18.聖邪問答

 不穏な空気が、独房を包み込む。胸倉を掴まれたマグニコア・アラキスの額に、大きな脂汗が滴る。

 二つの目を大きく見開き、俺の顔を凝視する。口をパクパクと開閉させ、言葉にならない音を絞り出すその様は、まるで打ち上げられた魚のようだった。


「な、ぜ……!? 何故、お前が、こ、ここ、に……!!」


「不思議な事は無いだろ。
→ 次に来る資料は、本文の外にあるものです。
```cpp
struct ReducePlan {
    nimg::ReduceEntry* defer = nullptr;
    const nimg::ReduceEntry* pre = nullptr;
};
static inline void finish_reduce2(const ReducePlan& plan, const float* p1, float* d1, long n1, int splits1, const float* p2,
                                  float* d2, long n2, int splits2, int accumulate, hipStream_t s) {
    if (plan.defer) nimg::fill_reduce_entry(plan.defer, p1, d1, n1, splits1, p2, d2, n2, splits2, accumulate);
    else launch_reduce2(p1, d1, n1, splits1, p2, d2, n2, splits2, accumulate, s);
}
struct OwedReduction {
    const nimg::ReduceEntry* e;
    hipStream_t s;
    void ran_in_kernel() { e = nullptr; }
    void now() {
        if (e && e->n1 > 0 && e->p1 && e->d1)
            launch_reduce2(e->p1, e->d1, e->n1, e->splits1, e->p2, e->d2, e->n2, e->splits2, e->accumulate, s);
        e = nullptr;
// ... 141 lines not shown
    } while (0)
    if (stride == 1 && ks == 1) NIMG_WGB(1, 1);
    else if (stride == 1 && ks == 3) NIMG_WGB(3, 1);
    else if (stride == 1 && ks == 5) NIMG_WGB(5, 1);
    else if (stride == 2 && ks == 2) NIMG_WGB(2, 2);
    else if (stride == 2 && ks == 5) NIMG_WGB(5, 2);
    else return NIMG_ERR_ARG;
#undef NIMG_WGB
#undef NIMG_WGB1
    NIMG_CHECK_LAUNCH();
    owed.ran_in_kernel();
    if (p.tickets) return NIMG_OK;
    finish_reduce2(plan, (const float*)workspace, dw, count, p.splits, db ? (const float*)p.db_partial : nullptr, db, (long)cout,
                   p.splits, accumulate, s);
    NIMG_CHECK_LAUNCH();
    return NIMG_OK;
}

int nimg_conv2d_wgrad_bf16(const float* in1, int c1, const float* in2, int c2, const float* dz, int cout, float* dw,
                           float* db, int n, int h, int wd, int ks, int stride, int pad_t, int pad_l, int pad_mode,
                           int hout, int wout, int accumulate, void* workspace, size_t workspace_bytes, void* stream) {
    return wgrad_bf16_impl(in1, c1, in2, c2, dz, nullptr, cout, dw, db, n, h, wd, ks, stride, pad_t, pad_l, pad_mode, hout,
                           wout, accumulate, workspace, workspace_bytes, 0, stream, ReducePlan{});
}

int nimg_conv2d_wgrad_bf16_ex(const float* in1, int c1, const float* in2, int c2, const float* dz, int cout, float* dw,
                              float* db, int n, int h, int wd, int ks, int stride, int pad_t, int pad_l, int pad_mode,
                              int hout, int wout, int accumulate, void* workspace, size_t workspace_bytes, int flags,
                              void* stream) {
    return wgrad_bf16_impl(in1, c1, in2, c2, dz, nullptr, cout, dw, db, n, h, wd, ks, stride, pad_t, pad_l, pad_mode, hout,
                           wout, accumulate, workspace, workspace_bytes, flags, stream, ReducePlan{});
}

int nimg_conv2d_wgrad_bf16_unpool(const void* in, int cin, const void* g, const unsigned char* idx, int cout, float* dw, float* db,
                                  int n, int h, int wd, int ks, int accumulate, void* workspace, size_t workspace_bytes,
                                  void* stream) {
    if (!idx || ks != 5 || (h & 1) || (wd & 1)) return NIMG_ERR_ARG;
    return wgrad_bf16_impl((const float*)in, cin, nullptr, 0, (const float*)g, idx, cout, dw, db, n, h, wd, ks, 1, 2, 2, 0, h, wd,
                           accumulate, workspace, workspace_bytes, NIMG_BF16_IN | NIMG_BF16_DZ, stream, ReducePlan{});
}

int nimg_conv2d_wgrad_bf16_deferred(const void* in1, int c1, const void* in2, int c2, const void* dz, const unsigned char* idx,
                                    int cout, float* dw, float* db, int n, int h, int wd, int ks, int stride, int pad_t, int pad_l,
                                    int pad_mode, int hout, int wout, void* workspace, size_t workspace_bytes, int flags,
                                    void* entry, void* stream) {
    if (!entry) return NIMG_ERR_ARG;
    nimg::ReduceEntry* e = reinterpret_cast<nimg::ReduceEntry*>(entry);
    nimg::fill_reduce_entry(e, nullptr, nullptr, 0, 0, nullptr, nullptr, 0, 0, 0);
    e->blocks1 = 0;
    return wgrad_bf16_impl((const float*)in1, c1, (const float*)in2, c2, (const float*)dz, idx, cout, dw, db, n, h, wd, ks, stride,
                           pad_t, pad_l, pad_mode, hout, wout, 0, workspace, workspace_bytes, flags, stream, ReducePlan{e, nullptr});
}

int nimg_conv2d_wgrad_bf16_chained(const void* in1, int c1, const void* in2, int c2, const void* dz, const unsigned char* idx,
                                   int cout, float* dw, float* db, int n, int h, int wd, int ks, int stride, int pad_t, int pad_l,
                                   int pad_mode, int hout, int wout, void* workspace, size_t workspace_bytes, int flags,
                                   const void* pre_entry, void* entry, void* stream) {
    if (!entry) return NIMG_ERR_ARG;
    nimg::ReduceEntry pre_copy;
    if (pre_entry) pre_copy = *reinterpret_cast<const nimg::ReduceEntry*>(pre_entry);
    nimg::ReduceEntry* e = reinterpret_cast<nimg::ReduceEntry*>(entry);
    *e = nimg::empty_reduce_entry();
    return wgrad_bf16_impl((const float*)in1, c1, (const float*)in2, c2, (const float*)dz, idx, cout, dw, db, n, h, wd, ks, stride,
                           pad_t, pad_l, pad_mode, hout, wout, 0, workspace, workspace_bytes, flags, stream,
                           ReducePlan{e, pre_entry ? &pre_copy : nullptr});
}
// ... 42 lines not shown
```

### neural-imaging_amd/csrc/conv_wgrad.hip

```cpp
#include "common.h"

namespace {

using namespace nimg;
typedef float f32x16 __attribute__((ext_vector_type(16)));

struct WgradParams {
    const float* in1;
    const float* in2;
    const float* dz;
    float* partial;
    float* db_partial;
    int C1, C2, Cout;
    int N, H, W, Hout, Wout, pad_t, pad_l;
    int tiles_y, tiles_x, splits, work_per_split, pad_mode;
    int tap0;
};

constexpr int WG_TH = 8, WG_TW = 16;
constexpr int CI_T = 32, CO_T = 64;

template <int KS, int STRIDE, bool VEC, int NW, int TCH = KS * KS>
__global__ __launch_bounds__(NW * 64, 2) void conv_wgrad_kernel(const WgradParams p) {
    constexpr int TAPS = KS * KS, NTHR = NW * 64;
    constexpr int NT = (TCH + NW - 1) / NW;
    constexpr bool PASSES = TCH < TAPS;
    const int tap_first = PASSES ? p.tap0 : 0, tap_end = PASSES ? min(TAPS, p.tap0 + TCH) : TAPS;
    constexpr int THH = (WG_TH - 1) * STRIDE + KS, TWH = (WG_TW - 1) * STRIDE + KS;
    constexpr int NPIXH = THH * TWH, NPIX = WG_TH * WG_TW;
    extern __shared__ __attribute__((aligned(16))) float smem[];
    float* sI = smem;
    float* sZ = smem + NPIXH * CI_T;

// ... 205 lines not shown
            if (co >= p.Cout) continue;
#pragma unroll
            for (int j = 0; j < 16; ++j) {
                const int i = (j & 3) + 8 * (j >> 2) + 4 * (lane >> 5);
                const int tl = i / CINP, ci = i % CINP, tap = f * TPF + tl;
                if (tl < TPF && tap < TAPS) slab[((long)tap * CINP + ci) * p.Cout + co] = acc[f][ni][j];
            }
        }
}

__global__ __launch_bounds__(256) void bias_grad_partial_kernel(const float* __restrict__ dz,
                                                                float* __restrict__ partial, long npix, int cout,
                                                                long pix_per_block) {
    extern __shared__ float red[];
    const int tid = threadIdx.x;
    const int cpad = cout >= 256 ? 256 : (cout > 128 ? 256 : (cout > 64 ? 128 : (cout > 32 ? 64 : 32)));
    const int phases = 256 / cpad;
    const int c = tid % cpad, ph = tid / cpad;
    const long p0 = (long)blockIdx.x * pix_per_block, p1 = min(npix, p0 + pix_per_block);
    for (int cb = 0; cb < cout; cb += cpad) {
        float s = 0.f;
        if (cb + c < cout)
            for (long px = p0 + ph; px < p1; px += phases) s += dz[px * cout + cb + c];
        red[tid] = s;
        __syncthreads();
        if (ph == 0 && cb + c < cout) {
            for (int k = 1; k < phases; ++k) s += red[k * cpad + c];
            partial[(long)blockIdx.x * cout + cb + c] = s;
        }
        __syncthreads();
    }
}
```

俺を探していたのはアンタ達じゃないか」


「か、ひゅっ……!!」


 驚きのあまりに喉が鳴る。

 魔王を倒した力を持つ俺の殺意の籠った視線を浴び、マグニコアは更に狼狽した。


「ま、待てぇっ!! わわ、私を殺す、つもりなのか……!?」


「殺す程度で済まされると思ってんのか。リスティに暴力を振るっておいて──」


 俺の視線が、真横の牢へと向けられる。

 その中には鎖に繋がれ、俯くリスティの姿。淡く月光の光が差し込み、彼女の“痛み”が顕になった。

 非の打ちどころがない、まるで有名な芸術家が彫ったような美しい顔はもうそこにはない。不自然に出来た顔面の凹凸は、リスティがどれだけの暴力をその身に受けたかを如実に物語る。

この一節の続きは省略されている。